Does Set, with union, form a monoidal category? I hope this question is not too naive. Is it possible to think of $\text{Set}$ (or some significant full subcategory of it) as a monoidal category with set theoretic union as the tensor product ($A \otimes B = A \cup B$), and the unit object as the empty set ?
 A: Suppose $\mathbf {Set}$ was a monoidal category with tensor given by union. Generally, in any monoidal category, the tensor product is invariant under isomorphisms in the sense that $X\cong Y$ and $U\cong V$ implies $X\otimes U \cong Y\otimes V$. However, if you interpret that in $\mathbf {Set}$ as above, and take $X=U$, say a one-point set $\{a\}$, and $Y=\{b\}$, $V=\{c\}$ two other one-point sets, then they are all isomorphic but $X\otimes U=\{a\}$ while $Y\otimes V=\{b,c\}$. This shows it is rather hopeless to hope for the union to be a tensor product for any $\mathbf {Set}$-like category. To avoid the obstruction above you would have to either have severely non-isomorphic objects become isomorphic, or for highly isomorphic objects to become non-isomorphic.
What is certainly true is that with disjoint union the category $\mathbf {Set}$ is monoidal. This is true in general for any category with finite coproducts.
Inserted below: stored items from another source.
#define PGPS_DEFINE_SEG(SUF, T)                                                                                      \
    extern "C" int pgps_seg_filter_reduce_dev_##SUF(pgps_ctx* c, long N, int d, int rank, int nranks, const T* P0,   \
                                                    const T* Fs, const T* Qs, const T* H, T R, const T* ys,         \
                                                    T* rec_f) {                                                     \
        return seg_reduce<T>(c, N, d, rank, nranks, P0, Fs, Qs, H, R, ys, rec_f);                                   \
    }                                                                                                                \
    extern "C" int pgps_seg_filter_apply_dev_##SUF(pgps_ctx* c, long N, int d, int rank, int nranks, const T* P0,    \
                                                   const T* Fs, const T* Qs, const T* H, T R, const T* ys,          \
                                                   const T* gathered_f, T* fms, T* fPs, T* rec_s) {                 \
        return seg_filter<T>(c, N, d, rank, nranks, P0, Fs, Qs, H, R, ys, gathered_f, fms, fPs, rec_s);             \
    }                                                                                                                \
    extern "C" int pgps_seg_smoother_apply_dev_##SUF(pgps_ctx* c, long N, int d, int rank, int nranks, const T* Fs,  \
                                                     const T* Qs, const T* fms, const T* fPs, const T* gathered_s,  \
                                                     T* sms, T* sPs, double* ll) {                                  \
        return seg_smoother<T>(c, N, d, rank, nranks, Fs, Qs, fms, fPs, gathered_s, sms, sPs, ll);                  \
    }

PGPS_DEFINE_SEG(f64, double)
PGPS_DEFINE_SEG(f32, float)

template <typename T>
static int pkfs_seg_run(pgps_ctx* ctx, long N, int d, const T* P0, const T* Fs, const T* Qs, const T* H, T R, const T* ys,
                        T* fms, T* fPs, T* sms, T* sPs, double* ll) {
    RoctxRange range_("parallel_filter");
    const int rank = ctx->comm_rank, nranks = ctx->comm_nranks;
    const size_t rf = ((size_t)seg_rec_f_len(d) * sizeof(T) + 15) / 16 * 16, rs = ((size_t)seg_rec_s_len(d) * sizeof(T) + 15) / 16 * 16;
    TRY(ensure(ctx, ctx->comm_buf, (rf + rs) * (size_t)(nranks + 1)));
    char* base = (char*)ctx->comm_buf.p;
    T* rec_f = (T*)base;
    T* rec_s = (T*)(base + rf);
    T* gat_f = (T*)(base + rf + rs);
    T* gat_s = (T*)(base + rf + rs + rf * (size_t)nranks);
    TRY(seg_reduce<T>(ctx, N, d, rank, nranks, P0, Fs, Qs, H, R, ys, rec_f));
    TRY(comm_allgather(ctx, rec_f, gat_f, (size_t)seg_rec_f_len(d) * sizeof(T)));
    TRY(seg_filter<T>(ctx, N, d, rank, nranks, P0, Fs, Qs, H, R, ys, gat_f, fms, fPs, rec_s));
    TRY(comm_allgather(ctx, rec_s, gat_s, (size_t)seg_rec_s_len(d) * sizeof(T)));
    return seg_smoother<T>(ctx, N, d, rank, nranks, Fs, Qs, fms, fPs, gat_s, sms, sPs, ll);
}

template <typename T>
static int pkfs_seg_dev(pgps_ctx* ctx, long N, int d, const T* P0, const T* Fs, const T* Qs, const T* H, T R, const T* ys,
                        T* fms, T* fPs, T* sms, T* sPs, double* ll) {
    if (!ctx || N < 1 || !P0 || !Fs || !Qs || !H || !ys || !fms || !fPs || !sms || !sPs) return PGPS_E_INVALID;
    if (!ctx->comm) return PGPS_E_INVALID;
    if (d < 1 || d > PGPS_MAX_DIM) return PGPS_E_UNSUPPORTED_DIM;
    return pkfs_seg_run<T>(ctx, N, d, P0, Fs, Qs, H, R, ys, fms, fPs, sms, sPs, ll);
}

Another aspect of interest here is that for any fixed set $S$, within the category $\mathcal P(S)$, the lattice of subsets of $S$, union is the categorical coproduct, and thus serves as a tensor product in $\mathcal P(S)$. However, the structure of $\mathcal P(S)$ as a boolean algebra is much more precise than the mere existence of this monoidal structure.